Since -2 < -1.96, we reject the null hypothesis.

Conclusion: The data suggests battery life is significantly different from 100 hours.

Example 2: A researcher claims that a new teaching method improves student scores. The average score from a class using the new method is 78 (n=25), with a sample standard deviation of 5. Test if the mean is greater than 75 at 1% level.

Solution:

$$\begin{gathered} H_0:\mu =75 \\ {H}_1:\mu >75 \end{gathered}$$

Use one-tailed t-test:

$t=\frac{78-75}{5/\sqrt{25}}=\frac{3}{1}=3$

Degrees of freedom = 24.

At 1% significance,

$t_{0.01,24}\approx 2.492$

Since 3 > 2.492, reject $H_0$

Conclusion: Teaching method significantly improves performance.

Example 3: 60 out of 200 customers prefer a new product. Is this different from the company’s claim that 30% prefer it? Use 5% significance.

Solution:

• $H_0:p=0.30$
• $H_1:p\ne 0.30$

Sample proportion:

$$\begin{gathered} \hat{p}=\frac{60}{200}=0.30 \\ Z=\frac{\hat{p}-p_0}{\sqrt{p_0(1-p_0)/n}}=\frac{0.30-0.30}{\sqrt{0.30\cdot 0.70/200}}=\frac{0}{\sqrt{0.00105}}=0 \end{gathered}$$

Since Z = 0 lies within ±1.96 → fail to reject H_0

Conclusion: No significant difference in customer preference.

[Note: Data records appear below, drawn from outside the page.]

@@ -1618,7 +1618,7 @@
         return set_err("asam_download_panel_trace: no trace");
     if (flush_uploads(d))
         return 1;
-    CK(cudaMemcpyAsync(out, d->ptrace.p, (size_t) max_panels * 64 * sizeof(unsigned long long), cudaMemcpyDeviceToHost, d->stream));
+    CK(cudaMemcpyAsync(out, d->ptrace.p, (size_t) max_panels * 8 * ASAM_PT_WORDS * sizeof(unsigned long long), cudaMemcpyDeviceToHost, d->stream));
     CK(cudaStreamSynchronize(d->stream));
     return 0;
 }
diff --git a/aprilsam_b200/csrc/asam_kernels.cuh b/aprilsam_b200/csrc/asam_kernels.cuh
--- a/aprilsam_b200/csrc/asam_kernels.cuh
+++ b/aprilsam_b200/csrc/asam_kernels.cuh
@@ -102,15 +102,15 @@
 
 __device__ __forceinline__ double d_rsqrt(const double a)
 {
-    if (!(a >= 0x1p-120 && a <= 0x1p120)) {
-        if (!(a > 0.0 && a < INFINITY))
-            return rsqrt(a);
-        int ex;
-        frexp(a, &ex);
-        const int h = ex / 2;
-        return ldexp(d_rsqrt_in_range(ldexp(a, -2 * h)), -h);
-    }
-    return d_rsqrt_in_range(a);
+    const double y = d_rsqrt_in_range(a);
+    if (a >= 0x1p-120 && a <= 0x1p120)
+        return y;
+    if (!(a > 0.0 && a < INFINITY))
+        return rsqrt(a);
+    int ex;
+    frexp(a, &ex);
+    const int h = ex / 2;
+    return ldexp(d_rsqrt_in_range(ldexp(a, -2 * h)), -h);
 }
 
 __device__ __forceinline__ int ld_volatile(const int *p) { return *((const volatile int *) p); }
@@ -516,6 +516,8 @@
 #define ASAM_TCOLS 64
 
 #define ASAM_CROWS 128
+#define ASAM_PT_WORDS 32
+#define ASAM_PT_STAGE 8
 
 __device__ __forceinline__ unsigned smem_u32(const void *p) { return (unsigned) __cvta_generic_to_shared(p); }
 
@@ -678,6 +680,73 @@
 
 __device__ __forceinline__ bool team_owns(int col, int w, int G) { return ((col >> 2) % G) == w; }
 
+__device__ __forceinline__ void diag_subpanel(double *P, const int k0, const int pb, const int m, const int sn_id, int *err,
+                                              double *rdv)
+{
+    constexpr int LDD = ASAM_TPB;
+    const int tid = threadIdx.x, gi = tid >> 6, ri = tid & 63;
+    double *wrow = nullptr, *wdiag = nullptr;
+    double w0 = 0.0, w1 = 0.0, w2 = 0.0, v00 = 0.0, v10 = 0.0, v20 = 0.0, v11 = 0.0, v21 = 0.0, v22 = 0.0;
+    auto flush = [&]() {
+        if (wrow) {
+            wrow[0] = w0; wrow[LDD] = w1; wrow[2 * LDD] = w2;
+            wrow = nullptr;
+        }
+        if (wdiag) {
+            wdiag[0] = v00; wdiag[1] = v10; wdiag[2] = v20;
+            wdiag[LDD + 1] = v11; wdiag[LDD + 2] = v21;
+            wdiag[2 * LDD + 2] = v22;
+            wdiag = nullptr;
+        }
+    };
+    for (int c0 = 0; c0 < pb; c0 += 3) {
+        const int rb = k0 + c0;
+        double *p0 = P + (size_t) c0 * LDD, *p1 = p0 + LDD, *p2 = p1 + LDD;
+        bar_sub(256);
+        const double a00 = p0[rb], a10 = p0[rb + 1], a20 = p0[rb + 2];
+        const double a11 = p1[rb + 1], a21 = p1[rb + 2], a22 = p2[rb + 2];
+        flush();
+        const double r0 = d_rsqrt(a00);
+        const double l10 = a10 * r0, l20 = a20 * r0;
+        const double d1 = a11 - l10 * l10;
+        const double r1 = d_rsqrt(d1);
+        const double l21 = (a21 - l20 * l10) * r1;
+        const double d2 = a22 - l20 * l20 - l21 * l21;
+        const double r2 = d_rsqrt(d2);
+        if (tid == 0) {
+            if (!(a00 > 0.0 && d1 > 0.0 && d2 > 0.0))
+                atomicCAS(err, 0, 1 + sn_id);
+            rdv[rb] = r0; rdv[rb + 1] = r1; rdv[rb + 2] = r2;
+            wdiag = p0 + rb;
+            v00 = a00 * r0; v10 = l10; v20 = l20;
+            v11 = d1 * r1; v21 = l21;
+            v22 = d2 * r2;
+        }
+        const int nrow = m - (rb + 3) + 1, nrem = pb - (c0 + 3);
+        if (ri < nrow && (gi == 0 || gi < nrem)) {
+            const int i = rb + 3 + ri;
+            const double x0 = p0[i] * r0;
+            const double x1 = (p1[i] - x0 * l10) * r1;
+            const double x2 = (p2[i] - x0 * l20 - x1 * l21) * r2;
+            if (gi == 0) {
+                wrow = p0 + i;
+                w0 = x0; w1 = x1; w2 = x2;
+            }
+            const int ng = min(4, nrem), jmax = min(nrem, ri + 1);
+            for (int jj = gi; jj < jmax; jj += ng) {
+                const int jr = rb + 3 + jj;
+                const double y0 = p0[jr] * r0;
+                const double y1 = (p1[jr] - y0 * l10) * r1;
+                const double y2 = (p2[jr] - y0 * l20 - y1 * l21) * r2;
+                double *pj = P + (size_t) (c0 + 3 + jj) * LDD;
+                pj[i] -= x0 * y0 + x1 * y1 + x2 * y2;
+            }
+        }
+    }
+    flush();
+    bar_sub(256);
+}
+
 __device__ __forceinline__ void diag_factor_rl(double *D, int pb, double *rdv, int sn_id, int *err)
 {
     constexpr int LDD = ASAM_TPB;
@@ -685,7 +754,7 @@
     if (threadIdx.x < SUB) {
         for (int k1 = 0; k1 < pb; k1 += ASAM_PB) {
             const int pbb = min(ASAM_PB, pb - k1);
-            panel_factor(D + (size_t) k1 * LDD, LDD, k1, pbb, pb - 1, sn_id, err, rdv, SUB);
+            diag_subpanel(D + (size_t) k1 * LDD, k1, pbb, pb - 1, sn_id, err, rdv);
             if (k1 + pbb < pb) {
                 trailing_update_mma(D, LDD, D + (size_t) k1 * LDD, LDD, pbb, k1 + pbb, pb, pb - 1, SUB / 32);
                 bar_sub(SUB);
@@ -898,33 +967,42 @@
             dinv[k0 + e] = rdv[e];
     };
 
-    auto diag_publish = [&](int k0, int pb, int seq) {
+    auto diag_publish = [&](int k0, int pb, int seq, unsigned long long *ptw) {
         __syncthreads();
         constexpr int LDD = ASAM_TPB;
         constexpr int SUB = 256;
+        constexpr int PUB0 = 192;
+        unsigned long long *pt = tid == 0 ? ptw : nullptr, *ptp = tid == PUB0 ? ptw : nullptr;
         int stage = 0;
         for (int k1 = 0; k1 < pb; k1 += ASAM_PB) {
             const int pbb = min(ASAM_PB, pb - k1);
-            panel_factor(D + (size_t) k1 * LDD, LDD, k1, pbb, pb - 1, s, err, rdv, SUB);
+            diag_subpanel(D + (size_t) k1 * LDD, k1, pbb, pb - 1, s, err, rdv);
+            if (pt)
+                pt[ASAM_PT_STAGE + 4 * stage] = d_now();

Example 4: An investor claims their portfolio return is more than the market return of 10%. From 10 observations, mean = 12%, s.d. = 3%.

Solution:

$H_0:\mu =10$

$H_1:mu>10$

$t=\frac{12-10}{3/\sqrt{10}}=\frac{2}{0.948}\approx 2.11$

$\text{Degrees of freedom = 9}$

At 5% significance $t_{0.05,9}\approx 1.833$

Since 2.11 > 1.833 → reject H_0

Conclusion: Portfolio outperforms the market.

12.0Practice Questions on Null Hypothesis

Q1. A diet program claims to reduce weight by 5 kg. A sample of 20 participants showed an average weight loss of 4.2 kg with s.d. = 1.5 kg. Test the claim at 0.05 significance.

Q2. A college asserts that 80% of its students pass the final exam. From a sample of 100 students, 76 passed. Is the claim valid at 1% significance?

Q3. A factory claims that machine A produces bulbs lasting 1200 hours. A sample of 30 bulbs shows an average of 1185 hours with s.d. of 40 hours. Test at 5%.

Q4. A sample of 50 packets weighs 202 g on average. Is it different from the labeled weight of 200 g (population s.d. = 5 g)? Use 1% significance.